Although humans can read scanned pages (just as we do paper pages), a computer understands these pages as no more than image files with black and white areas. In order to search, index, analyze, or rearrange these books, we need to provide the computer with electronic text as well as page images.
Like most things, this text can either be generated by hand or by machine. The automated creation of electronic text is generally known as optical character recognition (OCR). In this process, software attempts to “read” the page images and map each chunk of black pixels it sees to the correct character or symbol. OCR technology is used in large scale digitization projects like Google Books and Hathi Trust, as well as in common software such as Adobe Acrobat. The full-text search functions that are offered in the ECCO and Evans databases rely on OCR technology.
OCR software is improving all the time. It works very well on modern books, but the older the book, the more the software struggles. For books printed before 1700, and for images that are blurry, spotty, or have other quality issues, it fails almost entirely, which is why the stand-alone EEBO database doesn’t include any searchable electronic text at all.

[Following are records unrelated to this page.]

template <int KIND, int RW = CellDef<KIND>::H3RW, int WAVES = CellDef<KIND>::H3WAVES, int ABL = 0,
          int PIPE = CellDef<KIND>::H3PIPE, bool PRECISE = false, int MS = 1>
__global__ void __launch_bounds__(WAVES * 64) __attribute__((amdgpu_waves_per_eu(CellDef<KIND>::MIN_WAVES))) lstm_cell_h3_kernel(
    CellArgs a, const float* __restrict__ inv_scale_ptr) {
  using C = H3Cfg<KIND, RW, WAVES, MS>;
  using D = typename C::D;
  constexpr int MT = C::MTL, NCHK = C::NCHK;
  extern __shared__ __attribute__((aligned(16))) char lds_h3[];
  char* wl_hi = lds_h3;
  char* wl_lo = wl_hi + C::A_HALVES * 2;
  char* in_hi = wl_lo + C::A_HALVES * 2;
  char* in_lo = in_hi + C::NPIX * 32;
  float* gn = reinterpret_cast<float*>(in_lo + C::NPIX * 32);

  const int tid = threadIdx.x, lane = tid & 63, wave = tid >> 6;
  const int H = a.H, W = a.W;
  const float inv_scale = ldexpf(*inv_scale_ptr, -kHScaleExp);
  {
    const float4* s = reinterpret_cast<const float4*>(a.wpk);
    float4* d = reinterpret_cast<float4*>(wl_hi);
    constexpr int N4 = C::A_HALVES * 2 * 2 / 16;
#pragma unroll 8
    for (int i = tid; i < N4; i += C::THREADS) d[i] = s[i];
  }
#pragma unroll
  for (int p = 0; p < D::NP; ++p)
    if (D::MODE[p] == SRC_GNRELU) gn_table(a.part[p], gn, reinterpret_cast<double*>(in_hi), tid, H, W);

  const int tiles_x = (W + C::TW - 1) / C::TW, tiles_y = (H + C::TH - 1) / C::TH;
  const int ntiles = a.B * tiles_x * tiles_y;
  auto coords = [&](int tile, int& b, int& y0, int& x0) {
    b = tile / (tiles_x * tiles_y);
    const int rem = tile % (tiles_x * tiles_y);
    y0 = (rem / tiles_x) * C::TH;
    x0 = (rem % tiles_x) * C::TW;
  };
  H3PixStager<KIND, RW, WAVES, 0, !PRECISE, MS> st;
  const int xe = KIND == 0 ? xguard_exp(a.xbound)
                 : D::MODE[0] == SRC_GNRELU ? gguard_exp(a.part[0].gamma, a.part[0].beta, H, W) : 0;
  st.xs = ldexpf(1.0f, -xe);
  const float xr = ldexpf(1.0f, xe + kHScaleExp);
  int tile = blockIdx.x;
  if (tile < ntiles && !(ABL & 2)) {
    int b, y0, x0;
    coords(tile, b, y0, x0);
    st.template load<0>(a, b, y0, x0, tid);
  }
  const int hi = lane >> 5, col = lane & 31;
  const int rwave = wave % C::RWAVES, m0 = (wave / C::RWAVES) * C::MTL;
  for (; tile < ntiles; tile += gridDim.x) {
    int b, y0, x0;
    coords(tile, b, y0, x0);
    const int next = tile + (int)gridDim.x;
    int nb = 0, ny0 = 0, nx0 = 0;
    if (next < ntiles) coords(next, nb, ny0, nx0);
    const int yw = y0 + rwave * RW;
    floatx16 acc[MT][RW], accn[MT][RW];
#pragma unroll
    for (int m = 0; m < MT; ++m)
#pragma unroll
      for (int r = 0; r < RW; ++r)
#pragma unroll
        for (int j = 0; j < 16; ++j) acc[m][r][j] = accn[m][r][j] = 0.0f;
    float cst[MT][RW][4];
    auto chunk = [&](auto CHc) {
      constexpr int CH = decltype(CHc)::value;
      __syncthreads();
      if (!(ABL & 2)) st.template store<CH>(in_hi, in_lo, gn, tid, x0, W);
      __syncthreads();
      if (ABL & 2) {
      } else if (CH + 1 < NCHK) {
        st.template load<(CH + 1 < NCHK ? CH + 1 : 0)>(a, b, y0, x0, tid);
      } else if (next < ntiles) {
        st.template load<0>(a, nb, ny0, nx0, tid);
      }
      if (CH == 0) cell_c_load<C>(a, b, yw, x0 + col, hi, cst, m0);
      xguard_rescale<C, KIND, CH, PRECISE>(acc, accn, xr);
      if (!(ABL & 1)) h3_mfma_chunk<C, CH, PIPE != 0, PRECISE, (ABL >> 3) & 3>(acc, accn, wl_hi, wl_lo, in_hi, in_lo, rwave, lane, m0);
    };
    chunk(std::integral_constant<int, 0>{});
    if constexpr (NCHK > 1) chunk(std::integral_constant<int, 1>{});
    if constexpr (NCHK > 2) chunk(std::integral_constant<int, 2>{});
#pragma unroll
    for (int m = 0; m < MT; ++m)
#pragma unroll
      for (int r = 0; r < RW; ++r)
        if constexpr (PRECISE) acc[m][r] -= accn[m][r];
    cell_epilogue<C, ABL, PRECISE>(a, acc, cst, inv_scale, b, yw, x0 + col, hi, m0);
  }
}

That’s where the TCP comes in: we work with vendors manually key in the letters they see on the page. Each page is processed by more than one person, and the results are compared against one another, to generate electronic text that is 99.995% accurate. Keying is the greatest expense in the TCP’s budget. However, done by a person trained to identify the features of early modern texts, it is actually more cost effective than sorting through and correcting poor-quality OCR.
Why OCR Won’t Work:
Here is an example of a scanned page from EEBO, followed by the same page as read by OCR software:
Even when OCR works well, it is usually hidden from the view of the user and used only for indexing/searching, because it contains enough errors to be distracting to the reader. An added benefit of the TCP’s manually keyed text is that it is clean enough to be displayed. Therefore, in addition to supporting full text searching, the TCP offers modern-type transcriptions of these texts.